Dr. D J Greaves: CARDs behavioural datasheets.
CARDs Project Proposal.
This page is a strawman project proposal for work starting in 2009.
CARDs: Compositional Automated Reasoning Digests
The project goal is to develop new form of machine-readable datasheet for controller components. This will be designed to support an incremental and compositional formal method for checking component assemblies. In general terms, it will be applicable in a huge number of fields, ranging over hardware design, middleware, web services and application software.
As the main project result, we will try to generate a scalable, automated reasoning system for testing safety, deadlock and liveness assertions expressed using temporal logic or inferred from monitor code. The electronic datasheet for a component contains a summary of the component's active and reactive behaviour. This enables us to determine how it will interact with other controllers or whether the system might become unstable given additional paths to inputs from outputs. A large number of additional views of the datasheet can be created by re-arranging the functional representation and concise summaries of the useful views can be indexed and stored, ready for rapid access. The idea is that this facilitates rapid checking when components are combined. If the components are different sub-circuits on a silicon chip, then an overnight check might be considered rapid. If the components are two sets of train carriages that join to form a longer train, then rapid means within seconds. For the train, an example of what we might want to prove is that all the doors of the combined train are all openable from any of the drivers' compartments.
In this work, we may not make any fundamental contribution to automaton theory or formal methods. Instead, we take an engineering approach to the deployment of existing techniques that have scalability problems, such as symbolic model checkers.
We can also introducing the idea of checkability constraints on compiler tool flows, so that the class of automated reasoning tool needed to check the object code is explicit: e.g. what forms of induction are needed to reason about the current module. Previous work on proof-carrying code has concentrated on ensuring the code conforms to already-known constraints, whereas in my work we support checks that were not envisaged at the time the object code was generated.
In the CARDs project, we will seek to develop a compositional automated reasoning architecture for machine-readable component data sheets suitable for various component assembly scenarios, including system-on-chip and safety-critical sensor/actuator systems.

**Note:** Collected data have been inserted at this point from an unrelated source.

template <int R> struct RC { static constexpr int value = R; };
template <class V> __device__ __forceinline__ const V* at_bytes(const V* p, unsigned off) {
  return reinterpret_cast<const V*>(reinterpret_cast<const char*>(p) + off);
}
template <class V> __device__ __forceinline__ V* at_bytes(V* p, unsigned off) {
  return reinterpret_cast<V*>(reinterpret_cast<char*>(p) + off);
}
__device__ __forceinline__ double rcp_nr2(double d) {
  double r = __builtin_amdgcn_rcp(d);
  r = fma(fma(-d, r, 1.0), r, r);
  return fma(fma(-d, r, 1.0), r, r);
}
#define SL_INL __attribute__((always_inline))
#ifndef SL_BATCH2
#define SL_BATCH2 8
#endif
template <int K> struct Batch { static constexpr int value = K <= 2 ? SL_BATCH2 : (K <= 4 ? 4 : 2); };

Our approach is based on a common logic, naming, signature and indexing representation for the interfaces between components, the properties that need to be ensured, descriptions of their behaviour and various digests thereof. Creating a structure supporting digests for compositional automated reasoning (CARDs) is the main focus of this work. A digest is an abstract representation of a component that assists in rapid automated reasoning. A digest consists of a simplified machine or other intermediate data-structure that can be re-used and hence speed up contemporary approaches to checking system properties. A digest can include topological information about state space diameter, clique structure or that is helpful for selecion of BDD ordering. It can include specific refinement abstractions that encompass externally-observable behaviour or are useful for partial order reduction or as generated by previous counter-example directed abstraction refinements. Digests may contain already proved results about a component. They are digitally signed and can be stored and retrieved from a local file system or a remote server using, say, HTTP.
There are two major ways of combining components: synchronously and asynchronously. In theoretical terms, each may be modeled by the other, but for scalable and rapid automated reasoning, it is generally helpful to treat them separately. Commonly, a number of components are combined synchronously and then these sub-assemblies are further combined asynchronously. CARDs defines digests that are useful for both forms of composition. For example, in a system-on-chip, sub-circuits are combined synchronously within a clock domain and in hard-real time avionics, a master clock is also commonly distributed between a number of instruments. However, at the higher-levels, all systems tend to use asynchronous combination: a system-on-chip has numerous clock domains and an avionics model must include un-clocked behaviours spanning magnitudes of timescales such as a mechanism hitting a limit switch.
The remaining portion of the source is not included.